**What you should do**
Note each line of the listing that contains the string "false", and copy it.

**Task input**
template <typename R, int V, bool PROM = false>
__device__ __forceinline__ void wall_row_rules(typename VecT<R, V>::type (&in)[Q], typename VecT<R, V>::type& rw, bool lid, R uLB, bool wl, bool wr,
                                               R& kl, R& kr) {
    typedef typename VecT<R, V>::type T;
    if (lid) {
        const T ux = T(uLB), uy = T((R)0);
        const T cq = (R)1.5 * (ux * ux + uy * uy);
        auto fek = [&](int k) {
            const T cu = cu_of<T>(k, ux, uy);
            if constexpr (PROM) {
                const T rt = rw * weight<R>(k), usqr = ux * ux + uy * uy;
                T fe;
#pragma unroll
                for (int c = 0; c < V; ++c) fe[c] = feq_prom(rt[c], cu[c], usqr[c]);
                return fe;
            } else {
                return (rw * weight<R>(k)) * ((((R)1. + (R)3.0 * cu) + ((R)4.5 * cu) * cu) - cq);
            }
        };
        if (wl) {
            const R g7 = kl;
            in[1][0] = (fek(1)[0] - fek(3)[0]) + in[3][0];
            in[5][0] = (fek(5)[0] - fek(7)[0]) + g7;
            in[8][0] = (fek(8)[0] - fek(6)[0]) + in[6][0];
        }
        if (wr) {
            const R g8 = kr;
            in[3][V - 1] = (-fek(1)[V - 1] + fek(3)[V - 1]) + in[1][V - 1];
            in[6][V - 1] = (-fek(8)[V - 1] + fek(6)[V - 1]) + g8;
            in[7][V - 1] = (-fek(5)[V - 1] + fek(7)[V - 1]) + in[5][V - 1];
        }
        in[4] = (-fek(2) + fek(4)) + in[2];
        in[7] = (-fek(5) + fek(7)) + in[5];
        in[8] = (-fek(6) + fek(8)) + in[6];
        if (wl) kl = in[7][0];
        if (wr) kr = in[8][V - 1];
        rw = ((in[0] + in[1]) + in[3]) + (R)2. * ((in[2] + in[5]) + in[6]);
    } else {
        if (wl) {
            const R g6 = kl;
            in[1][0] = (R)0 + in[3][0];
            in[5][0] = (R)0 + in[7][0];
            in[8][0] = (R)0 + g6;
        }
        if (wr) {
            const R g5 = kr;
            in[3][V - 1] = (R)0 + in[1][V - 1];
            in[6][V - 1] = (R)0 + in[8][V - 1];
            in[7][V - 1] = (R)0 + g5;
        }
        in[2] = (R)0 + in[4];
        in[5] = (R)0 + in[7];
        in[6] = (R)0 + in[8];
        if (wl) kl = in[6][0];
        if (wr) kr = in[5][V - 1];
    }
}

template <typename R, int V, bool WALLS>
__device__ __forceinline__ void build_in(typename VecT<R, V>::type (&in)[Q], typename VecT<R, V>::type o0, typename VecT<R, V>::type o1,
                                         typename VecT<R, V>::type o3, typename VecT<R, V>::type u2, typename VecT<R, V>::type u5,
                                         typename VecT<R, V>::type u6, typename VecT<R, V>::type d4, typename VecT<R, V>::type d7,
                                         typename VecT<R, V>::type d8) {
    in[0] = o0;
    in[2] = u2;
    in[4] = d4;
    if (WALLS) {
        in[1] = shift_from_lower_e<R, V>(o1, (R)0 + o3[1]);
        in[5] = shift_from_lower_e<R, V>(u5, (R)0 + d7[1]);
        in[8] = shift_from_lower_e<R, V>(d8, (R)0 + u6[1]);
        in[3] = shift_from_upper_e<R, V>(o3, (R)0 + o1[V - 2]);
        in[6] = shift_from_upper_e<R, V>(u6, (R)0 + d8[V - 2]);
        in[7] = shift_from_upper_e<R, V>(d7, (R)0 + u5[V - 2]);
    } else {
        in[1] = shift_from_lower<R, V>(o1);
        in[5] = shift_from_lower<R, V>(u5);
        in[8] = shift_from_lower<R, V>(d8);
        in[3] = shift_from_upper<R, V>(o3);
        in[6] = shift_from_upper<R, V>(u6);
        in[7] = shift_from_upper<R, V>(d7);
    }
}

...

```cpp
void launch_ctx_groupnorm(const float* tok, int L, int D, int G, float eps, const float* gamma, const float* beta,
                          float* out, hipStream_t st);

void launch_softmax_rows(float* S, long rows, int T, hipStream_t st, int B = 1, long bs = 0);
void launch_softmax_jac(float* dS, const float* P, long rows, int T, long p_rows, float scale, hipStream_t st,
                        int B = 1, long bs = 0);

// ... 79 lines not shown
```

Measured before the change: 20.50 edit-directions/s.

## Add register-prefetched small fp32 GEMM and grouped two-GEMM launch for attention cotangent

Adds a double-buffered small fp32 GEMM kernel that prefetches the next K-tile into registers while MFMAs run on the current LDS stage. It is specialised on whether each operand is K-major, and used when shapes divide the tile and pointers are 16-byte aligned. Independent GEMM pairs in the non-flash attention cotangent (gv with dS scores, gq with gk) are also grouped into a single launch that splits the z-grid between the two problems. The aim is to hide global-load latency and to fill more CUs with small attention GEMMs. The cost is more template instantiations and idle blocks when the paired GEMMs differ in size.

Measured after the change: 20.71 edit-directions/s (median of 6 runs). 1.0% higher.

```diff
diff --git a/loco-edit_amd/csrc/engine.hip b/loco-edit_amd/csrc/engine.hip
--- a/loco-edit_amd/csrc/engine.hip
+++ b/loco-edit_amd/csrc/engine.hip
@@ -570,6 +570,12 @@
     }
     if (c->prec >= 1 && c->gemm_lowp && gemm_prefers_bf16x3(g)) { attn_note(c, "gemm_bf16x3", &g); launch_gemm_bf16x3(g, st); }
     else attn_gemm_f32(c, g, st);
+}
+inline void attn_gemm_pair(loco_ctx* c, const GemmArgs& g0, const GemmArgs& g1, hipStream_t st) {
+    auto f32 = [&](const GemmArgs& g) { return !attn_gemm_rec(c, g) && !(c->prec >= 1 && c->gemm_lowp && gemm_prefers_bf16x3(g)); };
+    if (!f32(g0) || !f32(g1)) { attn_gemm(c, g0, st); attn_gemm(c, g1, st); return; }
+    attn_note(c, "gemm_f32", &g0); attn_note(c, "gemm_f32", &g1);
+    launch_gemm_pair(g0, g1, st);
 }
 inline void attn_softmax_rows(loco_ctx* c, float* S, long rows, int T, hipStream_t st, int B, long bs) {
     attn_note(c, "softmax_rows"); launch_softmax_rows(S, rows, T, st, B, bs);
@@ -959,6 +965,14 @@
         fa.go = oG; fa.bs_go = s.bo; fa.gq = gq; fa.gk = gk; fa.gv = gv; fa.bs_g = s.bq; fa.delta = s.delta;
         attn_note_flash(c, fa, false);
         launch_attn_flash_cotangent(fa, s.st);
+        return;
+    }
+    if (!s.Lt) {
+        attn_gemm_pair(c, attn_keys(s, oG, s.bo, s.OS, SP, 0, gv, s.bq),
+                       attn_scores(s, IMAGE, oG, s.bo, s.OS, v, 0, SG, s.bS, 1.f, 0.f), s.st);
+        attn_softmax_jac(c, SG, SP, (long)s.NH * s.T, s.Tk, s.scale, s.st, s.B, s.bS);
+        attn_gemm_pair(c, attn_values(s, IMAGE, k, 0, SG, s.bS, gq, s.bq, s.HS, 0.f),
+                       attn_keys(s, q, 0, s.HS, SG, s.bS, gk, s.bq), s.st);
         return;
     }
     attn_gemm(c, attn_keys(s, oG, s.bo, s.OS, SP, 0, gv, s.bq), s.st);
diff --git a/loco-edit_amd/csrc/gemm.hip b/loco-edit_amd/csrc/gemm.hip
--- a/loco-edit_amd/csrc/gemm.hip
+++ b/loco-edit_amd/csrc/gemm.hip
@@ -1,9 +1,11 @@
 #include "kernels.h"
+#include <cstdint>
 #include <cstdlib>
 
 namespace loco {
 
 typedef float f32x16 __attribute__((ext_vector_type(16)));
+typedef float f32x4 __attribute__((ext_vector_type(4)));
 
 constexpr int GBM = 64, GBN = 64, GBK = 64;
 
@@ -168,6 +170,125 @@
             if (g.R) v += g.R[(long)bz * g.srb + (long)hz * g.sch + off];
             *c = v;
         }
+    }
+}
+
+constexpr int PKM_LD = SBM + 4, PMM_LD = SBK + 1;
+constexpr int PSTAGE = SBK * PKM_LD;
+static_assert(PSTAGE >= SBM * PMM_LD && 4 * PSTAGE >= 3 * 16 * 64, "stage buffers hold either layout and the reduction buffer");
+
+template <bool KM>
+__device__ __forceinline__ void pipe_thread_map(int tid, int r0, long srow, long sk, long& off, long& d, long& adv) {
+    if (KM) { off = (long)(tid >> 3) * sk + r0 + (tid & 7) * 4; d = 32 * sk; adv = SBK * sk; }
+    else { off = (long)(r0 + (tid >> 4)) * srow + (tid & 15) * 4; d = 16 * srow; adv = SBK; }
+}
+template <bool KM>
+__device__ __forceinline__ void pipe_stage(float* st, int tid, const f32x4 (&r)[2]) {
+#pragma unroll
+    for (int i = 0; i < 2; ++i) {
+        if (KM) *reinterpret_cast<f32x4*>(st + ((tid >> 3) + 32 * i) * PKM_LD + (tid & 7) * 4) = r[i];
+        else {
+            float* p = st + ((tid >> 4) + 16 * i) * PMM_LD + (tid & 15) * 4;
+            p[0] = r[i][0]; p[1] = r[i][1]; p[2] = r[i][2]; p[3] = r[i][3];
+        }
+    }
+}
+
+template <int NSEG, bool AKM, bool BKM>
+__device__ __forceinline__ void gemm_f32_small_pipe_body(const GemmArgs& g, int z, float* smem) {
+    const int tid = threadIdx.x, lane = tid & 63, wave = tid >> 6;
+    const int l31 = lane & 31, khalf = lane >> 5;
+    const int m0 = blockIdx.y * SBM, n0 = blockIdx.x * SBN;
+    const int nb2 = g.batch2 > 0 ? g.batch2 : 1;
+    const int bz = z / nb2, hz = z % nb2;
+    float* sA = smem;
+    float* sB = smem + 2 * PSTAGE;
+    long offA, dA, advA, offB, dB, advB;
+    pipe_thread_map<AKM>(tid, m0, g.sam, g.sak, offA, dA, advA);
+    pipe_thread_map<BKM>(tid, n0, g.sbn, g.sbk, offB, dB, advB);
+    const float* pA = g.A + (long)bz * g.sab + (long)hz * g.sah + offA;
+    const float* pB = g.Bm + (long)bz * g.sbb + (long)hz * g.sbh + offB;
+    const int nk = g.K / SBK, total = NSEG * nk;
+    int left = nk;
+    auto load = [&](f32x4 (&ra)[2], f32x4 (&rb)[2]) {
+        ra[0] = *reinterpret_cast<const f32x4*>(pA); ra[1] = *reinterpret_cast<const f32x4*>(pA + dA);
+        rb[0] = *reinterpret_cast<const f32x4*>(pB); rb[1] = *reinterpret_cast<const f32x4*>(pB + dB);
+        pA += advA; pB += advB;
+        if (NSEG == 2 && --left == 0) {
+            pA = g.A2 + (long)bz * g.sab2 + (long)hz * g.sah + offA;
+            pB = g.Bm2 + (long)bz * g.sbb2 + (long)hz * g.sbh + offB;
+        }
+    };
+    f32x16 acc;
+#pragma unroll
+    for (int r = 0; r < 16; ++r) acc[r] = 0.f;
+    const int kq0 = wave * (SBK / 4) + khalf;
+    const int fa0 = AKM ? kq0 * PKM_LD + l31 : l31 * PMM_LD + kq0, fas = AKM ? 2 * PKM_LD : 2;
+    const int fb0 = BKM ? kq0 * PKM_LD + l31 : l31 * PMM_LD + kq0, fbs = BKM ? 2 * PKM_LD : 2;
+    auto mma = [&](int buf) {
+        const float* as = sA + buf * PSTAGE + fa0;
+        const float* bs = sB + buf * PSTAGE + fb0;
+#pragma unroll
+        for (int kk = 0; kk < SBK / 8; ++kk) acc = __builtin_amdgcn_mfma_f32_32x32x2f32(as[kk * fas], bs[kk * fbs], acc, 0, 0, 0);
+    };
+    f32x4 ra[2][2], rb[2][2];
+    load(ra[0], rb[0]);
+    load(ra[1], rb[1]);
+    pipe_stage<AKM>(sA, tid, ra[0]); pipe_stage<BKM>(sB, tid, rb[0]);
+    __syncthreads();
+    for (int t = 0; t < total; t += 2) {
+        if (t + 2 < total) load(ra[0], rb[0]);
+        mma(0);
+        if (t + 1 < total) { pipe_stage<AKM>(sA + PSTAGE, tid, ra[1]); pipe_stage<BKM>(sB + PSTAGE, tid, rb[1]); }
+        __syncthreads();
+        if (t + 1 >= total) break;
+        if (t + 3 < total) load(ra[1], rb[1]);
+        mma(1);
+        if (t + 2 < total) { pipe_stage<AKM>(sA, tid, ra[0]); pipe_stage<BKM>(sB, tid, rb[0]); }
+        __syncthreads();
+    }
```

**Answer section**
template <typename R, int V, bool PROM = false>
         attn_note_flash(c, fa, false);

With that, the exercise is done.